--- DATA SHOWN Enclosed Below ---

@@ -486,7 +495,7 @@
                 tuple(tok.shape), getattr(self, "asr_brain", None) is not None,
                 self.front_end_once, bool(not upd and getattr(nrm, "_count_positive", False)),
                 self.__dict__.get("_specaug") is not None,
-                self._native_tail())
+                self._native_tail(), self.native_adam)
 
     def _step_core(self, batch):
         predictions = self.compute_forward(batch, Stage.TRAIN)
@@ -495,7 +504,7 @@
         if getattr(self.hparams, "epoch_parity_schedule", False):
             self._zero_grads_of_frozen()
         self.check_gradients(loss)
-        self.optimizer.step()
+        self.optimizer_step()
         return loss.detach()
 
     def _fit_batch_graph(self, batch):
@@ -529,10 +538,16 @@
                 ent["specaug"] = self._specaug_shapes[tuple(wavs.shape)]
                 aug.draw(*ent["specaug"], device=self.device)
                 self._specaug_drawn = True
+            import gc
+            gc.collect()
+            gc_was_on = gc.isenabled()
+            gc.disable()
             try:
                 with torch.cuda.graph(g):
                     ent["loss"] = self._step_core(ent["batch"])
             finally:
+                if gc_was_on:
+                    gc.enable()
                 self._specaug_drawn = False
             ent["graph"] = g
         elif "specaug" in ent:
@@ -578,7 +593,7 @@
             if getattr(self.hparams, "epoch_parity_schedule", False):
                 self._zero_grads_of_frozen()
             self.check_gradients(loss)
-            self.optimizer.step()
+            self.optimizer_step()
             self.optimizer.zero_grad()
             self.hparams.noam_annealing(self.optimizer)
         return loss.detach()
diff --git a/speech-anonymization_amd/csrc/sa_optim.hip b/speech-anonymization_amd/csrc/sa_optim.hip
--- /dev/null
+++ b/speech-anonymization_amd/csrc/sa_optim.hip
@@ -0,0 +1,69 @@
+#include "sa_common.h"
+
+struct SaAdamCoef { double b1, b2, omb1, omb2, eps; float step_size, bc2s; };
+
+__device__ static inline void sa_adam_math(const SaAdamCoef& k, float g, float& p, float& m, float& v) {
+#pragma clang fp contract(off)
+  const double gd = (double)g;
+  m = (float)fma(k.b1, (double)m, k.omb1 * gd);
+  v = (float)fma(k.b2, (double)v, (k.omb2 * gd) * gd);
+  const float denom = (float)((double)(sqrtf(v) / k.bc2s) + k.eps);
+  p = p - (k.step_size * m) / denom;
+}
+
+__global__ __launch_bounds__(256) void sa_adam_kernel(const SaAdamRec* __restrict__ table, int ntensors,
+                                                      const int* __restrict__ map, SaFlats bases,
+                                                      const float* __restrict__ lr_dev, double lr, double beta1,
+                                                      double beta2, double eps) {
+#pragma clang fp contract(off)
+  const int t = map[2 * blockIdx.x], chunk = map[2 * blockIdx.x + 1];
+  if (t < 0 || t >= ntensors || chunk < 0) return;
+  const SaAdamRec r = table[t];
+  const long long i0 = (long long)chunk * SA_ADAM_CHUNK + 4 * (long long)threadIdx.x;
+  if (i0 >= r.n || r.gbase >= bases.n) return;
+  const float* gp = r.gbase >= 0 ? bases.f[r.gbase].p + r.goff : r.g;
+  const double step = (double)*r.step;
+  const double lrd = lr_dev ? (double)*lr_dev : lr;
+  SaAdamCoef k;
+  k.b1 = beta1; k.b2 = beta2; k.eps = eps;
+  k.omb1 = 1.0 - beta1; k.omb2 = 1.0 - beta2;
+  const float bc1 = (float)(1.0 - pow(beta1, step));
+  k.bc2s = (float)sqrt(1.0 - pow(beta2, step));
+  k.step_size = (float)(lrd / (double)bc1);
+  float* pp = r.p + i0; float* mp = r.m + i0; float* vp = r.v + i0; gp += i0;
+  const bool vec = i0 + 4 <= r.n &&
+                   ((((uintptr_t)pp) | ((uintptr_t)mp) | ((uintptr_t)vp) | ((uintptr_t)gp)) & 15) == 0;
+  if (vec) {
+    float4 p4 = *reinterpret_cast<const float4*>(pp), m4 = *reinterpret_cast<const float4*>(mp);
+    float4 v4 = *reinterpret_cast<const float4*>(vp);
+    const float4 g4 = *reinterpret_cast<const float4*>(gp);
+    sa_adam_math(k, g4.x, p4.x, m4.x, v4.x);
+    sa_adam_math(k, g4.y, p4.y, m4.y, v4.y);
+    sa_adam_math(k, g4.z, p4.z, m4.z, v4.z);
+    sa_adam_math(k, g4.w, p4.w, m4.w, v4.w);
+    *reinterpret_cast<float4*>(pp) = p4;
+    *reinterpret_cast<float4*>(mp) = m4;
+    *reinterpret_cast<float4*>(vp) = v4;
+  } else {
+    const int cnt = r.n - i0 < 4 ? (int)(r.n - i0) : 4;
+    for (int j = 0; j < cnt; ++j) {
+      float p = pp[j], m = mp[j], v = vp[j];
+      sa_adam_math(k, gp[j], p, m, v);
+      pp[j] = p; mp[j] = m; vp[j] = v;
+    }
+  }
+}
+
+extern "C" int sa_adam_record_bytes(void) { return (int)sizeof(SaAdamRec); }
+
+extern "C" int sa_adam_step(const SaAdamRec* table, int ntensors, const int* map, int nblocks, const SaFlats* bases,
+                            const float* lr_dev, double lr, double beta1, double beta2, double eps, void* stream) {
+  if (!table || !map || !bases || ntensors <= 0 || nblocks <= 0 || bases->n < 0 || bases->n > SA_FLATS_MAX) return -22;
+  for (int j = 0; j < bases->n; ++j)
+    if (!bases->f[j].p) return -22;
+  hipStream_t st = reinterpret_cast<hipStream_t>(stream);
+  hipLaunchKernelGGL(sa_adam_kernel, dim3(nblocks), dim3(256), 0, st, table, ntensors, map, *bases, lr_dev, lr, beta1,
+                     beta2, eps);
+  hipError_t e = hipGetLastError();
+  return e == hipSuccess ? 0 : -(int)e;
+}
diff --git a/speech-anonymization_amd/ops.py b/speech-anonymization_amd/ops.py
--- a/speech-anonymization_amd/ops.py
+++ b/speech-anonymization_amd/ops.py
@@ -764,6 +764,114 @@
     return total
 
 
+def _adam_plain(opt):
+    from torch.optim import optimizer as _o
+    if type(opt) is not torch.optim.Adam:
+        return False
+    if getattr(opt, "grad_scale", None) is not None or getattr(opt, "found_inf", None) is not None:
+        return False
+    if (opt._optimizer_step_pre_hooks or opt._optimizer_step_post_hooks or _o._global_optimizer_pre_hooks
+            or _o._global_optimizer_post_hooks):
+        return False
+    for g in opt.param_groups:
+        if (not g.get("fused") or g["weight_decay"] != 0 or g["amsgrad"] or g["maximize"] or g.get("differentiable")
+                or g.get("decoupled_weight_decay")):
+            return False
+        if any(torch.is_tensor(b) for b in g["betas"]) or torch.is_tensor(g["eps"]):
+            return False
+        lr = g["lr"]
+        if torch.is_tensor(lr) and not (lr.is_cuda and lr.dtype == torch.float32 and lr.numel() == 1):
+            return False
+    return True
+
+
+def _adam_group(opt, group, spans):
+    st, key, steps, dev = opt.state, [], [], None
+    f32 = torch.float32
+    for p in group["params"]:
+        g = p.grad
+        if g is None:
+            continue
+        s = st.get(p)
+        if not s:
+            return None
+        step, m, v = s["step"], s["exp_avg"], s["exp_avg_sq"]
+        n = p.numel()
+        if dev is None:
+            dev = p.device
+            if dev.type != "cuda":
+                return None
+        for t in (p, g, m, v):
+            if (t.dtype is not f32 or t.device != dev or t.layout is not torch.strided or t.numel() != n
+                    or not t.is_contiguous()):
+                return None
+        if step.dtype is not f32 or step.device != dev or step.numel() != 1 or n == 0:
+            return None
+        a = g.data_ptr()
+        rec = (p.data_ptr(), m.data_ptr(), v.data_ptr(), step.data_ptr(), n, -1, a)
+        for i, (lo, hi) in enumerate(spans):
+            if lo <= a and a + 4 * n <= hi:
+                rec = rec[:5] + (i, (a - lo) // 4)
+                break
+        key.append(rec)
+        steps.append(step)
+    return tuple(key), steps, dev
+
+
+def _adam_table(key, dev):
+    arr = (L.SaAdamRec * len(key))()
+    blocks = []
+    for t, (r, (p, m, v, step, n, gbase, goff)) in enumerate(zip(arr, key)):
+        r.p, r.m, r.v, r.step, r.n, r.gbase = p, m, v, step, n, gbase
+        r.g, r.goff = (goff, 0) if gbase < 0 else (None, goff)
+        blocks.extend((t, c) for c in range(-(-n // L.ADAM_CHUNK)))
+    table = torch.frombuffer(bytearray(bytes(arr)), dtype=torch.uint8).to(dev)
+    bmap = torch.tensor(blocks, dtype=torch.int32).to(dev)
+    return table, bmap, len(key), len(blocks)
+
+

--- End of Enclosed DATA SHOWN ---

Only those lines of the entries above that run from the line containing "r = table[t];" to the line containing "step = (double)*r.step;", both included, should be transcribed exactly.

+  const SaAdamRec r = table[t];
+  const long long i0 = (long long)chunk * SA_ADAM_CHUNK + 4 * (long long)threadIdx.x;
+  if (i0 >= r.n || r.gbase >= bases.n) return;
+  const float* gp = r.gbase >= 0 ? bases.f[r.gbase].p + r.goff : r.g;
+  const double step = (double)*r.step;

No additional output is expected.